Прошумел в лежалой бледной хвое бурундук. Верткий, причудливо раскрашенный полосатый зверек затаился под корневищем вывороченной лиственницы, пронзил бисеринками глаз идущего человека и, взмахнув роскошным хвостом, нырнул вглубь. Проскакала по веткам белка. Запасливая обитательница тайги торопилась пополнить свои кладовые кедровыми орехами и семенами лиственницы. Где-то в стороне залопотал глухарь.

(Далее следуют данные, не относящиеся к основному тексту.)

# tgm-team/tgm

Measured on AMD Instinct MI355X. Metric: sampled-edges/sec (TGAT 2-hop k=20 recency sampler, tgbl-wiki synthetic), higher is better.
Workload: dtype int32/int64 indices + f32 feature rows (copied, no arithmetic)

## Files before the change

include/tgm_amd.h:

```cpp
#ifndef TGM_AMD_H
#define TGM_AMD_H

#include <stddef.h>
#include <stdint.h>

#ifdef __cplusplus
extern "C" {
#endif

#define TGMX_ABI_VERSION 7

#define TGMX_OK 0
#define TGMX_E_INVALID (-1)
#define TGMX_E_LAUNCH (-2)
#define TGMX_E_UNSUPPORTED (-3)

#define TGMX_ST_SEED_RANGE 1
#define TGMX_ST_SEED_TIME 2
#define TGMX_ST_EDGE_RANGE 4
#define TGMX_ST_SCRATCH 8
#define TGMX_ST_TS_BOUND 16

typedef void* tgmx_stream_t;
typedef void* tgmx_event_t;
// ... 74 lines not shown
  int64_t n, eid0;
  int32_t directed, key_wrap32;
  int32_t* scratch;
  int32_t* status;
  int32_t timed_hop;
  tgmx_event_t ev_start, ev_stop;
  int64_t ts_bound;
  int32_t neg_group, neg_low, neg_high;
  uint64_t neg_seed, neg_call;
  int32_t* neg_out;
  int64_t* neg_time_out;
  int32_t guard_seed_errors;
  int32_t sorted_ts;
  int32_t* out_valid[TGMX_MAX_HOPS];
  int32_t* out_valid_prev[TGMX_MAX_HOPS];
  int64_t neg_index0;
  int64_t* csr_cursor;
  int32_t csr_x_by_pos;
  int32_t* out_eid[TGMX_MAX_HOPS];
  struct tgmx_defer* defer;
  int32_t defer_ok;
} tgmx_recency_step_t;

int tgmx_recency_step(const tgmx_recency_step_t* step, tgmx_stream_t stream);
int tgmx_recency_step_plan(const tgmx_recency_step_t* step);

typedef struct tgmx_defer tgmx_defer_t;
tgmx_defer_t* tgmx_defer_create(int32_t num_nodes, int32_t B);
void tgmx_defer_destroy(tgmx_defer_t* d);
int tgmx_defer_pending(const tgmx_defer_t* d);
int64_t tgmx_defer_count(const tgmx_defer_t* d);
int tgmx_defer_flush(tgmx_defer_t* d, tgmx_stream_t stream);
int32_t tgmx_set_fused_rows(int32_t rows);

#define TGMX_SEED_SRC 0
#define TGMX_SEED_DST 1
#define TGMX_SEED_NEG 2
typedef struct tgmx_pipeline {
  const int32_t* src;
  const int32_t* dst;
  const int64_t* ts;
  const float* edge_x;
  int64_t num_edges;
  int32_t rank, world;
  int32_t n_roles;
  int32_t seed_role[TGMX_MAX_SEED_GROUPS];
  int32_t neg_low, neg_high;
  uint64_t neg_seed;
  int32_t update;
  int32_t reserved0;
  tgmx_recency_step_t step;
} tgmx_pipeline_t;

typedef struct tgmx_pipeline_out {
  int32_t* neg;
  int64_t* neg_time;
  int32_t* seed_nid0;
  int64_t* seed_ts0;
  int32_t* out_nid[TGMX_MAX_HOPS];
  int64_t* out_ts[TGMX_MAX_HOPS];
  float* out_x[TGMX_MAX_HOPS];
  int32_t timed_hop;
  tgmx_event_t ev_start, ev_stop;
  int32_t* out_valid[TGMX_MAX_HOPS];
  int32_t* out_valid_prev[TGMX_MAX_HOPS];
  int32_t* out_eid[TGMX_MAX_HOPS];
// ... 505 lines not shown
```

tgm_amd/_native.py:

```python
from __future__ import annotations

import ctypes
import os
from ctypes import c_char_p, c_int32, c_int64, c_size_t, c_void_p
from typing import Optional

import torch

from .exceptions import NativeLibraryError

_HERE = os.path.dirname(os.path.abspath(__file__))
LIB_PATH = os.path.join(_HERE, 'csrc', 'libtgm_amd.so')

_P = c_void_p
SIGNATURES = {
    'tgmx_version': (c_int32, []),
    'tgmx_abi_sizeof': (c_size_t, [c_int32]),
    'tgmx_last_error': (c_char_p, []),
    'tgmx_event_create': (c_int32, [ctypes.POINTER(c_void_p)]),
    'tgmx_event_destroy': (c_int32, [_P]),
    'tgmx_event_elapsed_ms': (c_int32, [_P, _P, ctypes.POINTER(ctypes.c_float)]),
    'tgmx_recency_lookup_csr': (
        c_int32,
        [_P, _P, _P, c_int32, _P, _P, c_int64, c_int32, c_int32, c_int64, c_int64, c_int32, c_int32, _P, _P, _P, _P, _P, _P, _P],
# ... 263 lines not shown


class Pipeline(ctypes.Structure):

    _fields_ = [
        ('src', c_void_p), ('dst', c_void_p), ('ts', c_void_p), ('edge_x', c_void_p), ('num_edges', c_int64),
        ('rank', c_int32), ('world', c_int32), ('n_roles', c_int32), ('seed_role', c_int32 * MAX_SEED_GROUPS),
        ('neg_low', c_int32), ('neg_high', c_int32), ('neg_seed', ctypes.c_uint64),
        ('update', c_int32), ('reserved0', c_int32), ('step', RecencyStep),
    ]


class PipelineOut(ctypes.Structure):

    _fields_ = [
        ('neg', c_void_p), ('neg_time', c_void_p), ('seed_nid0', c_void_p), ('seed_ts0', c_void_p),
        ('out_nid', c_void_p * MAX_HOPS), ('out_ts', c_void_p * MAX_HOPS), ('out_x', c_void_p * MAX_HOPS),
        ('timed_hop', c_int32), ('ev_start', c_void_p), ('ev_stop', c_void_p),
        ('out_valid', c_void_p * MAX_HOPS), ('out_valid_prev', c_void_p * MAX_HOPS), ('out_eid', c_void_p * MAX_HOPS),
    ]


ACCOUNTING_PARTIALS = 1024
SIGNATURES['tgmx_lookup_accounting'] = (c_int32, [_P, c_int64, _P, _P, c_int64, _P, _P])
SIGNATURES['tgmx_uniform_lookup_csr'] = (c_int32, [_P, _P, _P, c_int32, _P, c_int64, c_int32, c_int64, c_int32, c_int32, ctypes.c_uint64, ctypes.c_uint64,
                                                   _P, _P, _P, _P, _P])
SIGNATURES['tgmx_ring_update_scratch_bytes'] = (c_size_t, [c_int64, c_int32])
SIGNATURES['tgmx_defer_create'] = (c_void_p, [c_int32, c_int32])
SIGNATURES['tgmx_defer_destroy'] = (None, [_P])
SIGNATURES['tgmx_defer_pending'] = (c_int32, [_P])
SIGNATURES['tgmx_defer_count'] = (c_int64, [_P])
SIGNATURES['tgmx_defer_flush'] = (c_int32, [_P, _P])
SIGNATURES['tgmx_set_fused_rows'] = (c_int32, [c_int32])
SIGNATURES['tgmx_tgn_gru_gate_backward'] = (c_int32, [_P, _P, _P, _P, c_int32, c_int64, _P, _P, _P])
SIGNATURES['tgmx_tgn_aggregate_backward'] = (c_int32, [c_int64, _P, _P, _P, _P, _P, _P, c_int32, c_int32, _P, _P, c_int32, c_int32, _P, _P, _P])
SIGNATURES['tgmx_tconv_edge_attr_backward'] = (c_int32, [_P, _P, _P, _P, _P, _P, c_int32, c_int32, c_int64, _P, _P])
SIGNATURES['tgmx_tconv_attend_backward'] = (c_int32, [_P, _P, _P, _P, _P, _P, _P, _P, c_int64, c_int32, c_int32, ctypes.c_float, _P, _P, _P, _P, _P, _P, _P])
SIGNATURES['tgmx_group_ids'] = (c_int32, [_P, c_int32, _P, _P, _P, _P, _P, _P])
SIGNATURES['tgmx_group_ids_workspace_bytes'] = (c_size_t, [c_int64])
SIGNATURES['tgmx_group_ids_large'] = (c_int32, [_P, c_int64, _P, _P, _P, _P, _P, _P, c_size_t, _P])
SIGNATURES['tgmx_random_negatives'] = (c_int32, [c_int32, c_int32, c_int64, ctypes.c_uint64, ctypes.c_uint64, _P, _P, c_int64, _P, _P])
SIGNATURES['tgmx_random_negatives_at'] = (c_int32, [c_int32, c_int32, c_int64, ctypes.c_uint64, ctypes.c_uint64, c_int64, _P, _P, c_int64, _P, _P])
SIGNATURES['tgmx_unique_ids_workspace_bytes'] = (c_size_t, [c_int32])
SIGNATURES['tgmx_unique_ids'] = (c_int32, [_P, _P, c_int32, c_int32, _P, _P, _P, _P, _P])
SIGNATURES['tgmx_csr_build_workspace_bytes'] = (c_size_t, [c_int64, c_int32, c_int32])
SIGNATURES['tgmx_csr_build'] = (c_int32, [_P, _P, _P, c_int64, c_int32, _P, c_int64, c_int32, _P, _P, _P, c_size_t, _P, _P])
SIGNATURES['tgmx_recency_step'] = (c_int32, [ctypes.POINTER(RecencyStep), _P])
SIGNATURES['tgmx_recency_step_plan'] = (c_int32, [ctypes.POINTER(RecencyStep)])
SIGNATURES['tgmx_pipeline_step'] = (c_int32, [ctypes.POINTER(Pipeline), c_int64, c_int64, ctypes.c_uint64, ctypes.POINTER(PipelineOut), ctypes.POINTER(PipelinePost), _P])
SIGNATURES['tgmx_event_synchronize'] = (c_int32, [_P])
SIGNATURES['tgmx_event_create_sync'] = (c_int32, [ctypes.POINTER(c_void_p)])
SIGNATURES['tgmx_event_record'] = (c_int32, [_P, _P])
SIGNATURES['tgmx_stream_wait_event'] = (c_int32, [_P, _P])
SIGNATURES['tgmx_stream_handoff'] = (c_int32, [_P, _P, _P])
SIGNATURES['tgmx_worker_create'] = (c_int32, [ctypes.POINTER(c_void_p)])
SIGNATURES['tgmx_worker_destroy'] = (c_int32, [_P])
SIGNATURES['tgmx_worker_pipeline_step'] = (c_int32, [_P, ctypes.POINTER(Pipeline), c_int64, c_int64, ctypes.c_uint64, ctypes.POINTER(PipelineOut),
                                                     ctypes.POINTER(PipelinePost), _P, _P, _P, ctypes.POINTER(ctypes.c_uint64)])
SIGNATURES['tgmx_worker_wait'] = (c_int32, [_P, ctypes.c_uint64])
SIGNATURES['tgmx_slice'] = (c_int32, [_P, c_int64, c_int32, c_int64, c_int32, c_int64, c_int64, c_int64, ctypes.POINTER(c_int64), ctypes.POINTER(c_int64)])
SIGNATURES['tgmx_discretize_workspace_bytes'] = (c_size_t, [c_int64])
SIGNATURES['tgmx_discretize_keep'] = (c_int32, [_P, _P, _P, c_int64, ctypes.c_double, _P, _P, _P, _P, c_size_t, _P])
SIGNATURES['tgmx_tgn_memory_forward'] = (c_int32, [ctypes.POINTER(TgnMemoryFwd), _P])
SIGNATURES['tgmx_tconv_forward'] = (c_int32, [ctypes.POINTER(TconvFwd), _P])
SIGNATURES['tgmx_tgn_step'] = (c_int32, [ctypes.POINTER(TgnStep), _P])
SIGNATURES['tgmx_segment_sort_workspace_bytes'] = (c_size_t, [c_int64])
# ... 184 lines not shown
```
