# mosure/bevy_gaussian_splatting

Hardware: NVIDIA H100
Metric: rendered Msplats/sec @1080p, 6M-gaussian cloud (higher is better)
Workload: dtype f32 (f16-packed inputs)

## Files before the change

### bevy_gaussian_splatting_b200/csrc/project.cu

```cuda
#include <cuda_fp16.h>

#include "project_math.cuh"

namespace bgs {

__constant__ float c_shc[16] = {
    0.28209479177387814f, -0.4886025119029199f, 0.4886025119029199f, -0.4886025119029199f,
    1.0925484305920792f, -1.0925484305920792f, 0.31539156525252005f, -1.0925484305920792f,
    0.5462742152960396f, -0.5900435899266435f, 2.890611442640554f, -0.4570457994644658f,
    0.3731763325901154f, -0.4570457994644658f, 1.445305721320277f, -0.5900435899266435f};

__device__ __forceinline__ void normalize3(const float a[3], float out[3]) {
    const float inv = rsqrtf((a[0] * a[0] + a[1] * a[1]) + a[2] * a[2]);
    out[0] = a[0] * inv; out[1] = a[1] * inv; out[2] = a[2] * inv;
}
__device__ __forceinline__ float dot3(const float a[3], const float b[3]) {
    return (a[0] * b[0] + a[1] * b[1]) + a[2] * b[2];
}
__device__ __forceinline__ float srgb_to_linear(float v) {
    if (v <= 0.04045f) return v * (1.0f / 12.92f);
    return __powf((v + 0.055f) * (1.0f / 1.055f), 2.4f);
}
__device__ __forceinline__ uint32_t pack_bbox(float lo, float hi) {
    return (uint32_t)(int)lo | ((uint32_t)(int)hi << 16);
}
constexpr uint32_t BBOX_EMPTY = 1u;

__device__ __forceinline__ void make_bbox(float cx, float cy, float hx, float hy, int Wi, int Hi,
                                          uint32_t& bx, uint32_t& by) {
    bx = BBOX_EMPTY; by = BBOX_EMPTY;
    if (!(hx >= 0.0f) || !(hy >= 0.0f) || !(cx == cx) || !(cy == cy)) return;
    const float sx = hx * 1.0e-3f + 1.0e-2f, sy = hy * 1.0e-3f + 1.0e-2f;
    float x0 = ceilf((cx - hx) - (0.5f + sx));
    float x1 = floorf((cx + hx) - (0.5f - sx));
    float y0 = ceilf((cy - hy) - (0.5f + sy));
    float y1 = floorf((cy + hy) - (0.5f - sy));
    if (!(x0 <= x1) || !(y0 <= y1)) return;
    x0 = fmaxf(x0, 0.0f); y0 = fmaxf(y0, 0.0f);
    x1 = fminf(x1, (float)(Wi - 1)); y1 = fminf(y1, (float)(Hi - 1));
    if (!(x0 <= x1) || !(y0 <= y1)) return;
    bx = pack_bbox(x0, x1); by = pack_bbox(y0, y1);
}

template <bool F16>
struct Attr;
template <>
struct Attr<false> {
    __device__ static float4 load(const void* blocks, uint32_t id, float* sh, float q[4], float so[4], bool need_sh,
                                  uint32_t* = nullptr) {
        const float4* b = reinterpret_cast<const float4*>(blocks) + (size_t)id * 16;
        const float4 p = __ldg(b), r = __ldg(b + 1), s = __ldg(b + 2);
        q[0] = r.x; q[1] = r.y; q[2] = r.z; q[3] = r.w;
        so[0] = s.x; so[1] = s.y; so[2] = s.z; so[3] = s.w;
        if (need_sh) {
#pragma unroll
            for (int i = 0; i < 12; ++i) {
                const float4 v = __ldg(b + 3 + i);
                sh[4 * i] = v.x; sh[4 * i + 1] = v.y; sh[4 * i + 2] = v.z; sh[4 * i + 3] = v.w;
            }
        }
        return p;
    }
};
template <>
struct Attr<true> {
    __device__ static float lo(uint32_t w) { return __half2float(__ushort_as_half((unsigned short)(w & 0xFFFFu))); }
    __device__ static float hi(uint32_t w) { return __half2float(__ushort_as_half((unsigned short)(w >> 16))); }
    __device__ static float4 load(const void* blocks, uint32_t id, float* sh, float q[4], float so[4], bool need_sh,
                                  uint32_t* op_bits = nullptr) {
        const uint4* b = reinterpret_cast<const uint4*>(blocks) + (size_t)id * 8;
        const uint4 pw = __ldg(b), w = __ldg(b + 1);
        if (op_bits) *op_bits = w.w & 0xFFFFu;
        q[0] = hi(w.x); q[1] = lo(w.x); q[2] = hi(w.y); q[3] = lo(w.y);
        so[0] = hi(w.z); so[1] = lo(w.z); so[2] = hi(w.w); so[3] = lo(w.w);
        if (need_sh) {
#pragma unroll
            for (int i = 0; i < 6; ++i) {
                const uint4 v = __ldg(b + 2 + i);
                sh[8 * i] = lo(v.x); sh[8 * i + 1] = hi(v.x); sh[8 * i + 2] = lo(v.y); sh[8 * i + 3] = hi(v.y);
                sh[8 * i + 4] = lo(v.z); sh[8 * i + 5] = hi(v.z); sh[8 * i + 6] = lo(v.w); sh[8 * i + 7] = hi(v.w);
            }
        }
        return make_float4(__uint_as_float(pw.x), __uint_as_float(pw.y), __uint_as_float(pw.z), __uint_as_float(pw.w));
    }
};

template <bool F16>
__global__ void repack_kernel(const uint4* __restrict__ pos, const uint4* __restrict__ sh, const uint4* __restrict__ rot,
                              const uint4* __restrict__ so, uint32_t n, uint4* __restrict__ blocks) {
    constexpr uint32_t CH = F16 ? 8u : 16u;
    constexpr uint32_t SHC = F16 ? 6u : 12u;
    const size_t i = (size_t)blockIdx.x * blockDim.x + threadIdx.x;
    if (i >= (size_t)n * CH) return;
    const uint32_t id = (uint32_t)(i / CH), c = (uint32_t)(i % CH);
    uint4 v = make_uint4(0u, 0u, 0u, 0u);
    if (c == 0) v = pos[id];
    else if (c == 1) v = rot[id];
    else if (!F16 && c == 2) v = so[id];
    else {
        const uint32_t k = c - (F16 ? 2u : 3u);
        if (k < SHC) v = sh[(size_t)id * SHC + k];
    }
    blocks[i] = v;
}
void launch_repack(bool f16, const void* pos, const void* sh, const void* rot, const void* so, uint32_t n, void* blocks,
                   cudaStream_t stream) {
    const size_t total = (size_t)n * (f16 ? 8 : 16);
    const uint32_t grid = (uint32_t)((total + 255) / 256);
    if (f16) repack_kernel<true><<<grid, 256, 0, stream>>>((const uint4*)pos, (const uint4*)sh, (const uint4*)rot, (const uint4*)so, n, (uint4*)blocks);
    else repack_kernel<false><<<grid, 256, 0, stream>>>((const uint4*)pos, (const uint4*)sh, (const uint4*)rot, (const uint4*)so, n, (uint4*)blocks);
}
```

Лес жил своей обычной устоявшейся жизнью. Но до сознания Игната Петровича не доходили лесные шумы и запахи. Большой любитель охоты, на этот раз он не заметил даже, как почти из-под ног выпорхнула молодая куропатка.
Вчера на партийном собрании решилась судьба Крутова и Норкина.
Ох, как трудно было идти на собрание! Стопудовый груз вгонял в землю, не давал поднять ногу. Дверь и ту открыл не рывком, наотмашь, как прежде, а потянул на себя робким просителем. Прошелестел и смолк шепоток. Все глядели серьезно, осуждающе. Норкин сидел рядом, поминутно обдергивая кургузый москвошвеевский пиджачок, без нужды протирая стекла очков. Слинявшее лицо бывшего парторга то розовело, то опять бледнело.
Даже сейчас, вспомнив об этих минутах, Крутов часто задышал и прикрыл глаза. Незамеченная плеть стланика метнулась под ноги, и он едва не упал. Заныла ушибленная ступня. Игнат Петрович осмотрелся. Тайга сомкнулась. Прииск исчез из виду. Некому нарушить раздумье, помешать. А вон, кстати, подходящий пенек.